#### TASK MATERIAL ####

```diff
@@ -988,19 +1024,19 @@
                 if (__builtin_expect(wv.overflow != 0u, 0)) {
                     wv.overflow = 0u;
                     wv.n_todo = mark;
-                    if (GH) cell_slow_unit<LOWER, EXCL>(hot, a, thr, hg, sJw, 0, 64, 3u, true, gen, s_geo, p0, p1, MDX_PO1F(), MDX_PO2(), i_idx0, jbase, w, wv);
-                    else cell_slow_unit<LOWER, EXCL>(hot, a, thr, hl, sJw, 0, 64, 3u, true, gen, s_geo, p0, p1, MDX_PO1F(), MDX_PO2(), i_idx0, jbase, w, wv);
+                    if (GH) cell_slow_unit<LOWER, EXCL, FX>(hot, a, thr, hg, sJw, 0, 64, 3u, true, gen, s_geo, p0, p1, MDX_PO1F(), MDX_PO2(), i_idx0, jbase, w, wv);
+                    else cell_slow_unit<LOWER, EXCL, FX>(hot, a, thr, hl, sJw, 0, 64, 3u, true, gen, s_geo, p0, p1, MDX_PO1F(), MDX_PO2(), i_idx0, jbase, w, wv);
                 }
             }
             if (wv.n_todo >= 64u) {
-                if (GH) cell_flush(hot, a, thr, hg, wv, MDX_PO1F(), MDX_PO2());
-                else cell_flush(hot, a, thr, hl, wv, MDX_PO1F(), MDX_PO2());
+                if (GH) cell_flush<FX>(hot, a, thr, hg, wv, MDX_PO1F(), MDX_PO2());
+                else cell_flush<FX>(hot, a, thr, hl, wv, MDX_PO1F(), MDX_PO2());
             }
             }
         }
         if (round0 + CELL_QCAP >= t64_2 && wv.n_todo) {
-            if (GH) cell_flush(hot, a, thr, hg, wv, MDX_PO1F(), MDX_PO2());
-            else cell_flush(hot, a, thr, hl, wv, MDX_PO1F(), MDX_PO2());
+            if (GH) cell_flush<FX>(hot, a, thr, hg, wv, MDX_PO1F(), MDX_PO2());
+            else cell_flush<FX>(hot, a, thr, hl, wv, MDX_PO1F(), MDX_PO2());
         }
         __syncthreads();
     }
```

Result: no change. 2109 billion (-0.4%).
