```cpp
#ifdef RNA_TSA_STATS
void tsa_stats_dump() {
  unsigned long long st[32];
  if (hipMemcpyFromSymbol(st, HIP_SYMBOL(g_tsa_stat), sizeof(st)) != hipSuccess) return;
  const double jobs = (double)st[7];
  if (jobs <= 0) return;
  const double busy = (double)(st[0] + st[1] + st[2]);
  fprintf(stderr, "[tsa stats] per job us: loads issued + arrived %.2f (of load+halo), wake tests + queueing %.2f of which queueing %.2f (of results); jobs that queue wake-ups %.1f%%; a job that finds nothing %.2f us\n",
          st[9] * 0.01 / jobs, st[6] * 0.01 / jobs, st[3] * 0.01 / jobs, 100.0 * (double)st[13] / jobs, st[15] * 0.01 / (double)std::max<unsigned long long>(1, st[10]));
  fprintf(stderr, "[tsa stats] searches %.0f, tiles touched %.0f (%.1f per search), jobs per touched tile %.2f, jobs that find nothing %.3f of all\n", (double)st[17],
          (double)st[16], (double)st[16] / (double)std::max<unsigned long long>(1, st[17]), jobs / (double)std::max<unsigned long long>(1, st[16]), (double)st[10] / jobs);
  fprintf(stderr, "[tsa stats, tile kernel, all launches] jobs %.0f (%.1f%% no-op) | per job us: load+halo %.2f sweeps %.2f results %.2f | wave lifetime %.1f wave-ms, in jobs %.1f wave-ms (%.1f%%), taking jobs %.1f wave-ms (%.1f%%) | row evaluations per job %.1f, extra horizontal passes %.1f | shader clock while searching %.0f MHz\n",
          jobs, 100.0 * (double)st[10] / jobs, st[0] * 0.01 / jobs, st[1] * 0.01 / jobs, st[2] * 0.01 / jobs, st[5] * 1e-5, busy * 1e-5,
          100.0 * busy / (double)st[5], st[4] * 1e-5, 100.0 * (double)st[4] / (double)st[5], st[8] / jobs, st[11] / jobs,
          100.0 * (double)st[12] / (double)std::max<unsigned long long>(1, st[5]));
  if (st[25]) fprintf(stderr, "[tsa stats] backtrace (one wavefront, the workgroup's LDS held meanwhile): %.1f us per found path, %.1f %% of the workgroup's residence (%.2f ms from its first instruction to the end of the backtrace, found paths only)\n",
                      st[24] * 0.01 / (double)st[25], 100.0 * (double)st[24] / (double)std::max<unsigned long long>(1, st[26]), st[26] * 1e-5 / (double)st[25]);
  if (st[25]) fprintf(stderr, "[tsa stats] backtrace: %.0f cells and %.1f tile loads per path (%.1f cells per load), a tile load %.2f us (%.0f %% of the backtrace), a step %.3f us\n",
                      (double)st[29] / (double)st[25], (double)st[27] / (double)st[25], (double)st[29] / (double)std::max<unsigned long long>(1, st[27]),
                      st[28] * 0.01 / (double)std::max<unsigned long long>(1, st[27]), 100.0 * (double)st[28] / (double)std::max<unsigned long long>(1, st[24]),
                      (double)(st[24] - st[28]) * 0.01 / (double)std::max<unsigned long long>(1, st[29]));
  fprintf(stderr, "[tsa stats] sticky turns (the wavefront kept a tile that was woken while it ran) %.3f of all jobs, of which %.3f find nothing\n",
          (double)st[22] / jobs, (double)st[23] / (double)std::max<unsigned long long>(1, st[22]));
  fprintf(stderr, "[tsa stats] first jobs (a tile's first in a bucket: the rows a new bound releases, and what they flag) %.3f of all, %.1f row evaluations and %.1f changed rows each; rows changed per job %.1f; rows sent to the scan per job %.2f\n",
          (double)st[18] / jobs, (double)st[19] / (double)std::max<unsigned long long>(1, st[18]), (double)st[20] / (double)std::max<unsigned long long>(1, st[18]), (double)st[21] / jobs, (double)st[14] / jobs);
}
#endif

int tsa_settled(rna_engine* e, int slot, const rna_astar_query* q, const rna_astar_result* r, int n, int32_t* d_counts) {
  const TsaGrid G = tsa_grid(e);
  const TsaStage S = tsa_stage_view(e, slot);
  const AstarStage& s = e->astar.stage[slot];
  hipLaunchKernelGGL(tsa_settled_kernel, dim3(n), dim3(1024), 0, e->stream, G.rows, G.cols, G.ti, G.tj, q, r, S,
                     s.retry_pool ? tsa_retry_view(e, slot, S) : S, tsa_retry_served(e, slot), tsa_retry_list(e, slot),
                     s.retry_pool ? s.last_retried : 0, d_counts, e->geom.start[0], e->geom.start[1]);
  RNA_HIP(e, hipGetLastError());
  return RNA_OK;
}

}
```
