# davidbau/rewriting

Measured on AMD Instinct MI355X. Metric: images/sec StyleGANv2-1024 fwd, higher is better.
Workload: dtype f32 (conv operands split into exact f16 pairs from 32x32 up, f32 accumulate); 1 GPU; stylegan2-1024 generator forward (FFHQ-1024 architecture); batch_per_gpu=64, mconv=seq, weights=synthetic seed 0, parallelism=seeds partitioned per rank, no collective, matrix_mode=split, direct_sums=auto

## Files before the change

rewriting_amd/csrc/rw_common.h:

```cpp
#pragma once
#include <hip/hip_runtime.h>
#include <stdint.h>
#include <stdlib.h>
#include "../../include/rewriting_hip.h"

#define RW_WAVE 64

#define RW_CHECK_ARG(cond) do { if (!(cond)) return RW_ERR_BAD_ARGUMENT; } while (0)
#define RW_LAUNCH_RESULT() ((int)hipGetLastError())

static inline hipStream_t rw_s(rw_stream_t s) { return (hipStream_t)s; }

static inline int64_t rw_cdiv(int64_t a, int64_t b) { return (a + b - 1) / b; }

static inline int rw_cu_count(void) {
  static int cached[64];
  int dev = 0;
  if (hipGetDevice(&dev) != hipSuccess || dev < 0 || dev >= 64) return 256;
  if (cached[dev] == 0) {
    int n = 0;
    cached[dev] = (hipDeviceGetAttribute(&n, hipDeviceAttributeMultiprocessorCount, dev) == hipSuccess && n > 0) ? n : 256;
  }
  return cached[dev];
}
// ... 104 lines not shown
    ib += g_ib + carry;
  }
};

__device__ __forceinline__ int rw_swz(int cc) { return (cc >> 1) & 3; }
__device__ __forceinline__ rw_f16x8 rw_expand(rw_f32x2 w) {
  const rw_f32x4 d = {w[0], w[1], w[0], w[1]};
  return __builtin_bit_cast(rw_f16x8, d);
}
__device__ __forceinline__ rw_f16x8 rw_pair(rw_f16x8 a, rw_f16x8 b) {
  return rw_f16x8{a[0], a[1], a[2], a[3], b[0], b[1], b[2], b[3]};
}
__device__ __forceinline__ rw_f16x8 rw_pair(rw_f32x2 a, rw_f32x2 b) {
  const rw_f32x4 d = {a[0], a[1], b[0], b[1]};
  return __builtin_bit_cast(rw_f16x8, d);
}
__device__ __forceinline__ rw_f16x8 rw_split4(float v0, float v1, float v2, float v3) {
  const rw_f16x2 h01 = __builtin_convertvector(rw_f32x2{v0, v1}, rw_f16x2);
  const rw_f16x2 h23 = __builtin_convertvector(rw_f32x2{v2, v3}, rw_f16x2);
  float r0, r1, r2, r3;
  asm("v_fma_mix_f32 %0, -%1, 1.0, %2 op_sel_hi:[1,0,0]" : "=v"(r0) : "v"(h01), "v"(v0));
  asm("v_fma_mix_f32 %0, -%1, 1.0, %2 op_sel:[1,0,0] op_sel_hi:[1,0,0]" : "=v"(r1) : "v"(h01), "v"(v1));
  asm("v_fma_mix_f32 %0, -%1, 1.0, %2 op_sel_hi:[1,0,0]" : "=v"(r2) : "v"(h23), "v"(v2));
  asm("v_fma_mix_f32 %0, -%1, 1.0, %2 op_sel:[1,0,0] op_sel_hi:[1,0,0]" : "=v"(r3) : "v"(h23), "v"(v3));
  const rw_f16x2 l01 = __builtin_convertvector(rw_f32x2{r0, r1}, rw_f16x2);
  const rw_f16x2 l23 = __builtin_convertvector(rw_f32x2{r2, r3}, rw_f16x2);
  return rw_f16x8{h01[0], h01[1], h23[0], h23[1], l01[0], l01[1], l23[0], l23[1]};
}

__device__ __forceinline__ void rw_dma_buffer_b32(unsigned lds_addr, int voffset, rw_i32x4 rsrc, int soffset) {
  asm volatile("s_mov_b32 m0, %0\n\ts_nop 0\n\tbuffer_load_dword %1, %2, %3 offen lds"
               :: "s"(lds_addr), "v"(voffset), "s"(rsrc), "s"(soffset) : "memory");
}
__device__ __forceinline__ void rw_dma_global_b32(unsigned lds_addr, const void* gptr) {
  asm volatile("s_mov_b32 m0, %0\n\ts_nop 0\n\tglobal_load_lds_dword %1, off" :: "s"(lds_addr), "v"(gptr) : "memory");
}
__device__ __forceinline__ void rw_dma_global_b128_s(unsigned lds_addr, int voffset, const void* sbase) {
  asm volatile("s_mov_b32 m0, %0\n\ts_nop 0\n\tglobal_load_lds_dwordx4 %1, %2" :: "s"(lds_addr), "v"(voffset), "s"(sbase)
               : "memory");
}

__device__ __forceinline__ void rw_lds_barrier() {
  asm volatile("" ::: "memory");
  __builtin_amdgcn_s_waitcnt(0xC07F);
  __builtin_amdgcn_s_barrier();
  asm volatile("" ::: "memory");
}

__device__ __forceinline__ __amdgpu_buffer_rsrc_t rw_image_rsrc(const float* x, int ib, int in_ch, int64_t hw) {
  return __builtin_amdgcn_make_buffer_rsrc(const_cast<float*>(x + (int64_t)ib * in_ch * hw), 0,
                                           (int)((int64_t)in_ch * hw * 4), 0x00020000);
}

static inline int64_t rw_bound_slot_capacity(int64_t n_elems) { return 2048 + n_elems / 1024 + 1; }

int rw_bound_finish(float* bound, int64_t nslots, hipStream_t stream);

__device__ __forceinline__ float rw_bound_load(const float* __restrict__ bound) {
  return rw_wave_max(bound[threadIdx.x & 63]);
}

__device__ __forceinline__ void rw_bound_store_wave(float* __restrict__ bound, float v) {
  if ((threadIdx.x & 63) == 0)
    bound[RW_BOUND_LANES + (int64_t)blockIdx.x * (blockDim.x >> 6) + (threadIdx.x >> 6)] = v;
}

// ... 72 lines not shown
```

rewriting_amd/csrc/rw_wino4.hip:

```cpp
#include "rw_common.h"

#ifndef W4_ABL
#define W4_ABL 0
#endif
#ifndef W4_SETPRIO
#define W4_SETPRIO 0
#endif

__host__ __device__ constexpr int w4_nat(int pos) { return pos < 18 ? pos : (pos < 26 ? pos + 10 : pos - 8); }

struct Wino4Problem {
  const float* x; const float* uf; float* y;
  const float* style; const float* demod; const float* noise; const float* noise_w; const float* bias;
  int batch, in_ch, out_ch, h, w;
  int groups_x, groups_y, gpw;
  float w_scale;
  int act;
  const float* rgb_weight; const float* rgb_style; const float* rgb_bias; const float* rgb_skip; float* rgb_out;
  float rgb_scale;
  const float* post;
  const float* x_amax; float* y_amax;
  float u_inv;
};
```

####

■ TASK DETAILS: In the entries above, locate every line with the word "lines" and copy it.

■ WRITTEN REPLY:
// ... 104 lines not shown
// ... 72 lines not shown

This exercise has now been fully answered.